L'attuale politica di protezione dei dati pone l'accento sui diritti dell'individuo. Ma non valuta il modo in cui il nostro libero arbitrio è sempre più limitato in ambienti tecnologicamente sempre più complessi, e tanto meno gli effetti della metamorfosi digitale sul processo di soggettivazione, o il divenire dell'individuo. In questi testi, più spesso che non, consideriamo il soggetto come già costituito, in grado di esercitare i propri diritti, con il loro libero arbitrio e principi. E ancora, la caratteristica della tecnologia digitale, come qui proposto, è che contribuisce a creare una nuova forma di soggettività:ridistribuendo costantemente i parametri di costrizione e incitamento, creando le condizioni per una maggiore malleabilità individuale. Descriviamo questo processo nel lavoro Les identités numériques en tension (Identità Digitali in Tensione), scritto sotto la Presidenza Valori e Politiche delle Informazioni Personali presso IMT.

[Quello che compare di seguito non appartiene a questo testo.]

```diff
@@ -1629,11 +1729,24 @@
   return true;
 }
 
+int text_kv_bwd_tiles(int R) {
+  (void)R;
+  return 1;
+}
+int text_kv_bwd_wgs(int R, int tiles) {
+  const int T = tiles > 0 ? tiles : text_kv_bwd_tiles(R);
+  return ((R + 63) / 64 + T - 1) / T;
+}
+
 bool text_kv_bwd_launch(const TextKvBwdArgs& a, hipStream_t st) {
   if (a.R <= 0 || !av_ok({a.a.G, a.a.lnw, a.a.lnb, a.a.W, a.b.G, a.b.lnw, a.b.lnb, a.b.W, a.X, a.dX}, {})) return false;
-  const dim3 grid((a.R + 63) / 64 + (a.job.slab ? a.job.nblk : 0));
-  hipLaunchKernelGGL(text_kv_bwd_kernel, grid, dim3(256), text_kv_bwd_smem(), st, a.a, a.b, a.X, a.mean, a.rstd, a.dX,
-                     a.vrs, a.slab, a.R, a.job);
+  const int T = a.tiles > 0 ? a.tiles : text_kv_bwd_tiles(a.R), nwg = text_kv_bwd_wgs(a.R, T);
+  const dim3 grid(nwg + (a.job.slab ? a.job.nblk : 0));
+  auto go = [&](auto kernel) {
+    hipLaunchKernelGGL(kernel, grid, dim3(256), text_kv_bwd_smem(), st, a.a, a.b, a.X, a.mean, a.rstd, a.dX, a.vrs,
+                       a.slab, a.R, T, nwg, a.job);
+  };
+  T > 1 ? go(text_kv_bwd_kernel<true>) : go(text_kv_bwd_kernel<false>);
   return true;
 }
 
diff --git a/perceiver_io_amd/ops/emulation.py b/perceiver_io_amd/ops/emulation.py
--- a/perceiver_io_amd/ops/emulation.py
+++ b/perceiver_io_amd/ops/emulation.py
@@ -777,7 +777,12 @@
     return [x, mean, rstd, kva, kvb]
 
 
-def text_kv_bwd(ga, gb, x, mean, rstd, la, lb, grads, slab=False, job_slab=None, job_dsts=(), job_offs=()):
+def text_kv_bwd_wgs(R, tiles=1):
+    T = tiles if tiles > 0 else 1
+    return ((R + 63) // 64 + T - 1) // T
+
+
+def text_kv_bwd(ga, gb, x, mean, rstd, la, lb, grads, slab=False, job_slab=None, job_dsts=(), job_offs=(), tiles=1):
     _run_job(job_slab, job_dsts, job_offs)
     _SLAB[0] = slab
     try:
diff --git a/perceiver_io_amd/ops/fused.py b/perceiver_io_amd/ops/fused.py
--- a/perceiver_io_amd/ops/fused.py
+++ b/perceiver_io_amd/ops/fused.py
@@ -122,13 +122,13 @@
 
 class _GradSlab:
 
-    def __init__(self, R: int, sizes, like: torch.Tensor):
+    def __init__(self, R: int, sizes, like: torch.Tensor, rows: Optional[int] = None):
         self.offs, P = [], 0
         for n in sizes:
             self.offs.append(P)
             P += (n + 3) // 4 * 4
         self.sizes = list(sizes)
-        self.t = torch.empty(((R + 63) // 64, P), dtype=torch.float32, device=like.device)
+        self.t = torch.empty(((R + 63) // 64 if rows is None else rows, P), dtype=torch.float32, device=like.device)
 
     def targets(self):
         return [self.t[:, o:o + n] for o, n in zip(self.offs, self.sizes)]
@@ -1240,6 +1240,7 @@
 
 TEXT_KV_FUSED = os.environ.get("PERCEIVER_TEXT_KV_FUSED", "1") != "0"
 TEXT_KV_C = 64
+TEXT_KV_TILES = int(os.environ.get("PERCEIVER_TEXT_KV_TILES", "0"))
 
 
 class _TextEmbedFn(torch.autograd.Function):
@@ -1334,7 +1335,7 @@
                            "and layer_n")
     C = TEXT_KV_C
     R = x2.shape[0]
-    sl = _GradSlab(R, [C, C, 2 * C * C, 2 * C] * 2, like)
+    sl = _GradSlab(R, [C, C, 2 * C * C, 2 * C] * 2, like, rows=K.text_kv_bwd_wgs(R, TEXT_KV_TILES))
     ops, dsts = [], []
     for ps, wkv in tk["layers"]:
         ops.append([ps[2].detach(), ps[3].detach(), wkv])
@@ -1342,7 +1343,7 @@
         dsts += [flat[0], flat[1], None if flat[2] is None else flat[2][C * C:3 * C * C],
                  None if flat[3] is None else flat[3][C:3 * C]]
     dx = K.text_kv_bwd(ea["dkv"].view(R, 2 * C), eb["dkv"].view(R, 2 * C), x2, mean, rstd, ops[0], ops[1],
-                       sl.targets(), slab=True, **_take_job())
+                       sl.targets(), slab=True, tiles=TEXT_KV_TILES, **_take_job())
     sl.defer(K, dsts)
     ea["dkv"] = eb["dkv"] = None
     return dx
```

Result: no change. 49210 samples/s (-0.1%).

Le risorse stabilite dal GDPR sono chiaramente necessarie per supportare l'iniziativa individuale e l'autonomia nella gestione delle nostre vite digitali. Ciò nonostante, le stesse nozioni del consenso dell'utente e del controllo sui propri dati su cui si basa l'attuale movimento sono problematiche. Questo perché ci sono due modi di pensare, che sono distinti, eppure coerenti tra loro.

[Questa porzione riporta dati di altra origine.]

@@ -70,6 +82,58 @@
     tile = 128 if hidden.dtype == torch.float32 else 256
     return (C % 64 == 0 and C <= 384 and wc.shape[0] % 32 == 0 and L % 8 == 0 and hidden.data_ptr() % 16 == 0
             and _lib.in_proj_hand_enabled(Bsz * ((L + tile - 1) // tile), hidden.dtype))
+
+
+def split_weight(w, both=False):
+    lib = _lib.load()
+    R, C = w.shape
+    planes = torch.empty(3, R, C, device=w.device, dtype=torch.bfloat16)
+    planes_t = torch.empty(3, C, R, device=w.device, dtype=torch.bfloat16) if both else None
+    with torch.cuda.device(w.device):
+        rc = lib.simamba_split_bf16x3(w.data_ptr(), R, C, w.stride(0), w.stride(1), planes.data_ptr(),
+                                      _lib.ptr(planes_t), _lib.stream_ptr(w.device))
+    _lib.check(rc, "simamba_split_bf16x3")
+    return planes, planes_t
+
+
+def _split_ok(x, L, K, nch):
+    return (x.dtype == torch.float32 and x.is_cuda and x.dim() == 3 and x.is_contiguous() and x.data_ptr() % 16 == 0
+            and K % 16 == 0 and nch % 32 == 0 and L % 4 == 0 and K * L < 2 ** 29 and nch * L < 2 ** 29
+            and nch * K < 2 ** 29 and _lib.split_gemm_enabled(x.shape[0] * L))
+
+
+def split_tok_ok(x, nch):
+    return _lib.hand_in_proj_forced() is None and _split_ok(x, x.shape[1], x.shape[2], nch)
+
+
+def split_chan_ok(x, nch):
+    return _split_ok(x, x.shape[2], x.shape[1], nch)
+
+
+def split_tok(x, planes):
+    lib = _lib.load()
+    Bsz, L, K = x.shape
+    M = planes.shape[1]
+    out = torch.empty(Bsz, M, L, device=x.device, dtype=torch.float32)
+    with torch.cuda.device(x.device), _lib.timed("split_gemm_tok", x.device):
+        rc = lib.simamba_gemm_split_tok(x.data_ptr(), planes.data_ptr(), out.data_ptr(), Bsz, L, K, M,
+                                        _lib.stream_ptr(x.device))
+    _lib.check(rc, "simamba_gemm_split_tok")
+    _lib.count("split_gemm_tok")
+    return out
+
+
+def split_chan(x, planes):
+    lib = _lib.load()
+    Bsz, K, L = x.shape
+    N = planes.shape[1]
+    out = torch.empty(Bsz, L, N, device=x.device, dtype=torch.float32)
+    with torch.cuda.device(x.device), _lib.timed("split_gemm_chan", x.device):
+        rc = lib.simamba_gemm_split_chan(x.data_ptr(), planes.data_ptr(), out.data_ptr(), Bsz, L, K, N,
+                                         _lib.stream_ptr(x.device))
+    _lib.check(rc, "simamba_gemm_split_chan")
+    _lib.count("split_gemm_chan")
+    return out
 
 
 def in_proj_fn(hidden, weight, bias=None):
@@ -135,6 +199,7 @@
         W = cw.shape[1]
 
         no_out = out_proj_w is None
+        ctx.ow_planes_t = None
         xw_c, dtw_c = _w(x_proj_w, io), _w(dt_proj_w, io)
         ow_c = None if no_out else _w(out_proj_w, io)
         ctx.wcast = (xw_c, dtw_c, ow_c)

Nuova visibilità per i privati
Gli utenti di Internet sembrano diventare più consapevoli delle tracce che lasciano, volente o nolente, durante la loro attività online (metadati di connessione, Per esempio). Questo può servire come supporto per l'approccio basato sul consenso. Però, questa dinamica ha i suoi limiti.

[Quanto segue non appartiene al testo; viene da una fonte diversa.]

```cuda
__device__ __forceinline__ uint32_t pack_f16x2(float lo, float hi) {
  __half2 v = __floats2half2_rn(lo, hi);
  return *reinterpret_cast<uint32_t*>(&v);
}
__device__ __forceinline__ void store_f16x8(__half* dst, const float* v) {
  uint4 u;
  u.x = pack_f16x2(v[0], v[1]);
  u.y = pack_f16x2(v[2], v[3]);
  u.z = pack_f16x2(v[4], v[5]);
  u.w = pack_f16x2(v[6], v[7]);
  *reinterpret_cast<uint4*>(dst) = u;
}
__device__ __forceinline__ void store_bf16x8(__nv_bfloat16* dst, const float* v) {
  uint4 u;
  u.x = pack_bf16x2(v[0], v[1]);
  u.y = pack_bf16x2(v[2], v[3]);
  u.z = pack_bf16x2(v[4], v[5]);
  u.w = pack_bf16x2(v[6], v[7]);
  *reinterpret_cast<uint4*>(dst) = u;
}

template <int BLOCK_N>
__device__ __forceinline__ void stage_col_params(const ConvGemmParams& p, int col0, float (*s_col)[BLOCK_N]) {
  const float* sh = p.shift ? p.shift : p.bias;
  for (int i = threadIdx.x; i < BLOCK_N; i += blockDim.x) {
    const bool ok = col0 + i < p.cout;
    s_col[0][i] = (ok && p.scale) ? p.scale[col0 + i] : 1.f;
    s_col[1][i] = (ok && sh) ? sh[col0 + i] : 0.f;
  }
}

constexpr int kXposeWarpFloats = 32 * 33 + 64;
constexpr int kXposeBytes = 8 * kXposeWarpFloats * 4;

template <int CH, bool EXT = true>
__device__ __forceinline__ void conv_epilogue_chunk(const ConvGemmParams& p, float (&v)[CH], bool valid, long long pix_off, long long add_off,
                                                    int cbase, int lane, float* part_sum, float* part_sq, bool accumulate,
                                                    const float* col_scale, const float* col_shift, float* xp = nullptr) {
  if (p.epi_mode == EPI_F32_BIAS) {
    if (xp != nullptr) {
      long long* s_off = reinterpret_cast<long long*>(xp + 32 * 33);
#pragma unroll
      for (int i = 0; i < CH; ++i) xp[lane * 33 + i] = v[i] + col_shift[i];
      s_off[lane] = valid ? pix_off : -1;
      __syncwarp();
      float* o = reinterpret_cast<float*>(p.out) + cbase + lane;
      const bool colok = lane < CH && cbase + lane < p.cout;
#pragma unroll 8
      for (int r = 0; r < 32; ++r) {
        const long long off = s_off[r];
        if (off >= 0 && colok) o[off] = xp[r * 33 + lane];
      }
      __syncwarp();
      return;
    }
    if (valid) {
      float* o = reinterpret_cast<float*>(p.out) + pix_off;
#pragma unroll
      for (int i = 0; i < CH; ++i)
        if (cbase + i < p.cout) o[(long long)(cbase + i) * p.out_sc] = v[i] + col_shift[i];
    }
    return;
  }
  if (p.epi_mode == EPI_BF16_BN_SILU) {
#pragma unroll
    for (int i = 0; i < CH; i += 4) {
      const float4 sc = *reinterpret_cast<const float4*>(col_scale + i), sh = *reinterpret_cast<const float4*>(col_shift + i);
      const float u0 = fmaf(v[i], sc.x, sh.x), u1 = fmaf(v[i + 1], sc.y, sh.y), u2 = fmaf(v[i + 2], sc.z, sh.z), u3 = fmaf(v[i + 3], sc.w, sh.w);
      v[i] = bf16_round(__fdividef(u0, 1.f + __expf(-u0)));
      v[i + 1] = bf16_round(__fdividef(u1, 1.f + __expf(-u1)));
      v[i + 2] = bf16_round(__fdividef(u2, 1.f + __expf(-u2)));
      v[i + 3] = bf16_round(__fdividef(u3, 1.f + __expf(-u3)));
    }
  }
  if constexpr (EXT) {
    if (p.epi_mode == EPI_BF16_AFFINE) {
      if (p.scale != nullptr) {
  #pragma unroll
        for (int i = 0; i < CH; i += 4) {
          const float4 sc = *reinterpret_cast<const float4*>(col_scale + i);
          v[i] *= sc.x; v[i + 1] *= sc.y; v[i + 2] *= sc.z; v[i + 3] *= sc.w;
        }
      }
      if (p.shift != nullptr) {
  #pragma unroll
        for (int i = 0; i < CH; i += 4) {
          const float4 sh = *reinterpret_cast<const float4*>(col_shift + i);
          v[i] += sh.x; v[i + 1] += sh.y; v[i + 2] += sh.z; v[i + 3] += sh.w;
        }
      }
    }
    if (p.epi_mode == EPI_BF16_BIAS_RELU) {
  #pragma unroll
      for (int i = 0; i < CH; i += 4) {
        const float4 sh = *reinterpret_cast<const float4*>(col_shift + i);
        v[i] = fmaxf(v[i] + sh.x, 0.f); v[i + 1] = fmaxf(v[i + 1] + sh.y, 0.f);
        v[i + 2] = fmaxf(v[i + 2] + sh.z, 0.f); v[i + 3] = fmaxf(v[i + 3] + sh.w, 0.f);
// ... 21 lines not shown
      }
      if (p.aux_out != nullptr && valid) {
        __nv_bfloat16* o = p.aux_out + pix_off + cbase;
  #pragma unroll
        for (int i = 0; i < CH; i += 8)
          if (cbase + i < p.cout) store_bf16x8(o + i, v + i);
      }
  #pragma unroll
      for (int i = 0; i < CH; ++i) v[i] = gelu_erf(v[i]);
    }
    if (p.epi_mode == EPI_BF16_GELU_BWD && valid) {
      const __nv_bfloat16* a = p.aux_in + pix_off + cbase;
  #pragma unroll
      for (int i = 0; i < CH; i += 8) {
        if (cbase + i < p.cout) {
          const uint4 u = *reinterpret_cast<const uint4*>(a + i);
          v[i + 0] *= gelu_erf_grad(bf16_lo(u.x)); v[i + 1] *= gelu_erf_grad(bf16_hi(u.x));
          v[i + 2] *= gelu_erf_grad(bf16_lo(u.y)); v[i + 3] *= gelu_erf_grad(bf16_hi(u.y));
          v[i + 4] *= gelu_erf_grad(bf16_lo(u.z)); v[i + 5] *= gelu_erf_grad(bf16_hi(u.z));
          v[i + 6] *= gelu_erf_grad(bf16_lo(u.w)); v[i + 7] *= gelu_erf_grad(bf16_hi(u.w));
        }
      }
    }
  }
  if (p.addend != nullptr && valid) {
    const __nv_bfloat16* a = p.addend + add_off + cbase;
#pragma unroll
    for (int i = 0; i < CH; i += 8) {
      if (cbase + i < p.cout) {
        const uint4 u = *reinterpret_cast<const uint4*>(a + i);
        v[i + 0] += bf16_lo(u.x); v[i + 1] += bf16_hi(u.x);
        v[i + 2] += bf16_lo(u.y); v[i + 3] += bf16_hi(u.y);
        v[i + 4] += bf16_lo(u.z); v[i + 5] += bf16_hi(u.z);
        v[i + 6] += bf16_lo(u.w); v[i + 7] += bf16_hi(u.w);
      }
    }
  }
  const bool f16 = p.epi_mode == EPI_F16 || p.epi_mode == EPI_F16_STATS;
  const bool need_vals = p.epi_mode == EPI_F16_STATS || (EXT && p.stat_sum != nullptr);
  if (f16) {
    uint32_t pk[CH / 2];
#pragma unroll
    for (int i = 0; i < CH; i += 2) pk[i >> 1] = pack_f16x2(v[i], v[i + 1]);
    if (valid) {
      __half* o = reinterpret_cast<__half*>(p.out) + pix_off + cbase;
#pragma unroll
      for (int i = 0; i < CH; i += 8)
        if (cbase + i < p.cout) *reinterpret_cast<uint4*>(o + i) = make_uint4(pk[i >> 1], pk[(i >> 1) + 1], pk[(i >> 1) + 2], pk[(i >> 1) + 3]);
    }
    if (need_vals) {
#pragma unroll
      for (int i = 0; i < CH; i += 2) {
        __half2 h;
        *reinterpret_cast<uint32_t*>(&h) = pk[i >> 1];
        const float2 f = __half22float2(h);
        v[i] = valid ? f.x : 0.f;
        v[i + 1] = valid ? f.y : 0.f;
      }
    }
  } else {
    uint32_t pk[CH / 2];
#pragma unroll
    for (int i = 0; i < CH; i += 2) pk[i >> 1] = pack_bf16x2(v[i], v[i + 1]);
    if (valid) {
      __nv_bfloat16* o = reinterpret_cast<__nv_bfloat16*>(p.out) + pix_off + cbase;
#pragma unroll
      for (int i = 0; i < CH; i += 8)
        if (cbase + i < p.cout) *reinterpret_cast<uint4*>(o + i) = make_uint4(pk[i >> 1], pk[(i >> 1) + 1], pk[(i >> 1) + 2], pk[(i >> 1) + 3]);
    }
    if (need_vals) {
#pragma unroll
      for (int i = 0; i < CH; i += 2) {
        v[i] = valid ? bf16_lo(pk[i >> 1]) : 0.f;
        v[i + 1] = valid ? bf16_hi(pk[i >> 1]) : 0.f;
      }
    }
  }
  if (p.epi_mode == EPI_F16_STATS) {
    float sq[CH];
#pragma unroll
    for (int i = 0; i < CH; ++i) sq[i] = v[i] * v[i];
    float cs, cq;
    if constexpr (CH == 32) { cs = warp_colsum32(v, lane); cq = warp_colsum32(sq, lane); }
    else { cs = warp_colsum16(v, lane); cq = warp_colsum16(sq, lane); }
    if (lane < CH) {
      part_sum[lane] = accumulate ? part_sum[lane] + cs : cs;
      part_sq[lane] = accumulate ? part_sq[lane] + cq : cq;
    }
  } else if (EXT && (p.epi_mode == EPI_BF16_GELU_BWD || p.epi_mode == EPI_BF16_RELU_BWD) && p.stat_sum != nullptr) {
    float cs;
    if constexpr (CH == 32) cs = warp_colsum32(v, lane);
    else cs = warp_colsum16(v, lane);
    if (lane < CH) part_sum[lane] = accumulate ? part_sum[lane] + cs : cs;
  }
}

constexpr int kMaxStagesP = 8;
constexpr int kConvThreadsP = 288;

template <int BLOCK_N>
struct ConvEpiCfg {
  static constexpr int kCols = BLOCK_N <= 64 ? (BLOCK_N < 32 ? BLOCK_N : 32) : 64;
  static_assert(BLOCK_N % kCols == 0, "staging rounds must cover the column tile");
  static constexpr int kPitch = kCols + 4;
  static constexpr int kHalves = BLOCK_N >= 32 ? 2 : 1;
  static constexpr int kChunk = kCols / kHalves;
  static constexpr int kStageBytes = 2 * 64 * kPitch * 4;
};

__host__ __device__ constexpr int conv_min_ctas(int block_n, int block_k) { return (block_n >= 128 || block_k == 16) ? 1 : 2; }

template <int BLOCK_N, int BLOCK_K, bool EXT>
__global__ void __launch_bounds__(kConvThreadsP, conv_min_ctas(BLOCK_N, BLOCK_K))
conv_gemm_persistent_kernel(const __grid_constant__ CUtensorMap tmA, const __grid_constant__ CUtensorMap tmB,
                            const __grid_constant__ ConvGemmParams p, int num_stages, int kb_per_slot, int n_tiles, int m_tiles) {
  using Cfg = ConvGemmCfg<BLOCK_N, BLOCK_K>;
  using Epi = ConvEpiCfg<BLOCK_N>;
  constexpr int CH = Epi::kChunk;
  extern __shared__ uint8_t smem_dyn[];
  __shared__ __align__(8) uint64_t s_bar[2 * kMaxStagesP];
  __shared__ float s_part[4][2][BLOCK_N];
  __shared__ __align__(16) float s_col[2][BLOCK_N];

  const int warp = warp_id_uniform();
  const int lane = threadIdx.x & 31;
  const uint32_t smem_base = (smem_u32(smem_dyn) + 1023u) & ~1023u;
  uint8_t* const smem_al = smem_dyn + (smem_base - smem_u32(smem_dyn));
  const int ring_bytes = num_stages * kb_per_slot * Cfg::kStageBytes;
  const uint32_t bar_full = smem_u32(&s_bar[0]);
  const uint32_t bar_empty = smem_u32(&s_bar[kMaxStagesP]);

  const int n_tile = blockIdx.x % n_tiles;
  const int group = blockIdx.x / n_tiles;
  const int groups = gridDim.x / n_tiles;
  const int col0 = n_tile * BLOCK_N;
  const int log_tw = p.log_tw, log_th = p.log_th;

  if (threadIdx.x == 0) {
    for (int s = 0; s < num_stages; ++s) {
      mbar_init(bar_full + 8 * s, 1);
      mbar_init(bar_empty + 8 * s, 2);
    }
    mbar_fence_init();
  }
  for (int i = threadIdx.x; i < 4 * 2 * BLOCK_N; i += blockDim.x) (&s_part[0][0][0])[i] = 0.f;
  pdl_sync();
  stage_col_params<BLOCK_N>(p, col0, s_col);
  __syncthreads();

  if (warp == 8) {
    if (elect_one()) {
      tma_prefetch_desc(&tmA);
      tma_prefetch_desc(&tmB);
      int stage = 0;
      uint32_t phase = 0;
      for (int wi = group; wi < m_tiles; wi += groups) {
        int m, tap, ntaps, oph, opw;
        conv_decode_work(p, wi, m, tap, ntaps, oph, opw);
        const int num_kb = ntaps * p.cin_blocks;
        int t = m;
        const int tw = t % p.tiles_w;
        t /= p.tiles_w;
        const int th = t % p.tiles_h;
        const int tn = t / p.tiles_h;
        const int w0 = tw << log_tw, h0 = th << log_th, n0 = tn << (7 - log_tw - log_th);
// ... 5 lines not shown
          for (int j = 0; j < kb_per_slot; ++j) {
            const uint32_t sa = smem_base + (stage * kb_per_slot + j) * Cfg::kStageBytes;
            const ConvTap& tp = p.taps[tap];
            tma_load_5d(sa, &tmA, full, tp.c0 + cb * BLOCK_K, w0 + tp.dw, tp.p, h0 + tp.dh, n0);
            tma_load_2d(sa + Cfg::kABytes, &tmB, full, tp.kb + cb * BLOCK_K, col0 + n0 * p.b_img_rows);
            if (++cb == p.cin_blocks) { cb = 0; ++tap; }
          }
          if (++stage == num_stages) { stage = 0; phase ^= 1u; }
        }
      }
    }
  } else if (warp < 8) {
    const int g = warp >> 2;
    const int wl = warp & 3;
    const int q = 2 * g + (wl & 1);
    const int half = wl >> 1;
    const int mrow = q * 32 + lane;
    const int xl = mrow & ((1 << log_tw) - 1);
    const int yl = (mrow >> log_tw) & ((1 << log_th) - 1);
    const int nl = mrow >> (log_tw + log_th);
    float* const stg = reinterpret_cast<float*>(smem_al + ring_bytes) + g * 64 * Epi::kPitch;
    float* xp = nullptr;
    if (p.xpose) xp = reinterpret_cast<float*>(smem_al + ring_bytes + Epi::kStageBytes) + warp * kXposeWarpFloats;
    constexpr uint32_t lcode = gmma_layout_code(Cfg::kSwizzle);
    constexpr uint32_t sbo = 8 * Cfg::kSwizzle;
    float acc[BLOCK_N / 2];
#pragma unroll
    for (int i = 0; i < BLOCK_N / 2; ++i) acc[i] = 0.f;
    wgmma_fence_operand(acc);
    int stage = 0;
    uint32_t phase = 0;
    for (int wi = group; wi < m_tiles; wi += groups) {
      int m, tap, ntaps, oph, opw;
      conv_decode_work(p, wi, m, tap, ntaps, oph, opw);
      const int num_kb = ntaps * p.cin_blocks;
      int j = 0, prev = -1;
      for (int kb = 0; kb < num_kb; ++kb) {
        if (j == 0) mbar_wait(bar_full + 8 * stage, phase);
        const uint32_t sa = smem_base + (stage * kb_per_slot + j) * Cfg::kStageBytes + g * 64 * Cfg::kSwizzle;
        const uint32_t sb = smem_base + (stage * kb_per_slot + j) * Cfg::kStageBytes + Cfg::kABytes;
        wgmma_fence_operand(acc);
        wgmma_fence();
#pragma unroll
        for (int k = 0; k < BLOCK_K / 16; ++k)
          Wgmma<BLOCK_N>::template mma<0, 0>(acc, gmma_desc(sa + k * 32, 16, sbo, lcode), gmma_desc(sb + k * 32, 16, sbo, lcode), (kb | k) != 0 ? 1u : 0u);
        wgmma_commit();
        wgmma_wait<1>();
        wgmma_fence_operand(acc);
        mbar_arrive_if(bar_empty + 8 * prev, j == 0 && prev >= 0 && (threadIdx.x & 127) == 0);
        if (++j == kb_per_slot) {
          j = 0;
          prev = stage;
          if (++stage == num_stages) { stage = 0; phase ^= 1u; }
        }
      }
      wgmma_wait<0>();
      wgmma_fence_operand(acc);
      mbar_arrive_if(bar_empty + 8 * prev, (threadIdx.x & 127) == 0);

      int t = m;
      const int tw = t % p.tiles_w;
      t /= p.tiles_w;
      const int th = t % p.tiles_h;
      const int tn = t / p.tiles_h;
      const int x = (tw << log_tw) + xl, y = (th << log_th) + yl, n = (tn << (7 - log_tw - log_th)) + nl;
      const bool valid = (x < p.w_valid) && (y < p.h_valid) && (n < p.n_valid);
      const long long pix_off = (long long)n * p.out_sn + (long long)(y * p.out_mh + oph) * p.out_sh +
                                (long long)(x * p.out_mw + opw) * p.out_sw;
      const long long add_off = (long long)n * p.add_sn + (long long)(y * p.out_mh + oph) * p.add_sh +
                                (long long)(x * p.out_mw + opw) * p.add_sw;
      float* const r0 = stg + (16 * wl + (lane >> 2)) * Epi::kPitch + 2 * (lane & 3);
      float* const r1 = r0 + 8 * Epi::kPitch;
      const float* const row_src = stg + ((wl & 1) * 32 + lane) * Epi::kPitch + half * CH;
#pragma unroll 1
      for (int r = 0; r < BLOCK_N / Epi::kCols; ++r) {
        named_bar_sync(1 + g, 128);
#pragma unroll
        for (int i = 0; i < BLOCK_N / 8; ++i) {
          if (i / (Epi::kCols / 8) == r) {
            const int c = (i % (Epi::kCols / 8)) * 8;
            *reinterpret_cast<float2*>(r0 + c) = make_float2(acc[4 * i], acc[4 * i + 1]);
            *reinterpret_cast<float2*>(r1 + c) = make_float2(acc[4 * i + 2], acc[4 * i + 3]);
          }
        }
        named_bar_sync(1 + g, 128);
        const int c = r * Epi::kCols + half * CH;
        if (half < Epi::kHalves && col0 + c < p.cout) {
          float v[CH];
#pragma unroll
          for (int i = 0; i < CH; i += 4) {
            const float4 f = *reinterpret_cast<const float4*>(row_src + i);
            v[i] = f.x; v[i + 1] = f.y; v[i + 2] = f.z; v[i + 3] = f.w;
          }
          conv_epilogue_chunk<CH, EXT>(p, v, valid, pix_off, add_off, col0 + c, lane, &s_part[q][0][c], &s_part[q][1][c], true, &s_col[0][c],
                                       &s_col[1][c], xp);
        }
      }
    }
  }

  __syncthreads();
  if (EXT ? epi_has_stats(p.epi_mode, p.stat_sum) : p.epi_mode == EPI_F16_STATS) {
    for (int e = threadIdx.x; e < BLOCK_N && col0 + e < p.cout; e += blockDim.x) {
      const float s1 = (s_part[0][0][e] + s_part[1][0][e]) + (s_part[2][0][e] + s_part[3][0][e]);
      const float s2 = (s_part[0][1][e] + s_part[1][1][e]) + (s_part[2][1][e] + s_part[3][1][e]);
      const int ch = p.stat_fold > 0 ? (col0 + e) % p.stat_fold : col0 + e;
      atomicAdd(p.stat_sum + ch, static_cast<double>(s1));
      if (p.stat_sq != nullptr) atomicAdd(p.stat_sq + ch, static_cast<double>(s2));
    }
  }
}

}
```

in primo luogo, il crescente volume di informazioni raccolte rende irrealistica la nozione di consenso e controllo sistematici dell'utente, se non altro per il sovraccarico cognitivo che indurrebbe. Anche, cambiamenti nella natura dei metodi tecnici di raccolta, come dimostrato dall'avvento degli oggetti connessi, ha portato all'aumento dei sensori che raccolgono dati anche senza che l'utente se ne accorga. L'esempio della videosorveglianza abbinata al riconoscimento facciale non è più una mera ipotesi, insieme alle conoscenze che gli operatori acquisiscono da questi dati. Si tratta di una sorta di strato di identità digitale il cui contenuto e i vari possibili utilizzi sono del tutto sconosciuti alla persona da cui proviene.
Inoltre, c'è una forte tendenza per gli attori, sia dal governo che dal settore privato, voler creare un pieno, descrizione esauriente dell'individuo, al punto da ridurli a un lungo elenco di attributi. Sotto questo nuovo regime di potere, ciò che è visibile si riduce a ciò che può essere registrato come dato, la fornitura di esseri umani come se fossero semplici oggetti.
L'ambiguità del controllo
Il secondo approccio in gioco nelle nostre società ultramoderne riguarda l'applicazione di questo paradigma basato sulla protezione e sul consenso all'interno dei meccanismi di una società neoliberista. La società contemporanea coniuga due aspetti della privacy:considerare l'individuo come permanentemente visibile, e come individualmente responsabili di ciò che si può vedere su di loro. Questo insieme di standard sociali viene rafforzato ogni volta che l'utente dà (o si oppone) il consenso all'uso delle proprie informazioni personali. Ad ogni iterazione, l'utente rafforza la propria visione di sé come autore e responsabile della circolazione dei propri dati. Inoltre assumono il controllo sui propri dati, anche se questa non è altro che un'illusione. In particolare, si assumono la responsabilità di calcolare i vantaggi che la condivisione dei dati può portare. In questo senso, la crescente e rigorosa applicazione del paradigma del consenso può essere correlata alla percezione che l'individuo diventi più che oggetto di visibilità quasi totale. Diventano anche un agente economico razionale, in grado di analizzare le proprie azioni in termini di costi e benefici.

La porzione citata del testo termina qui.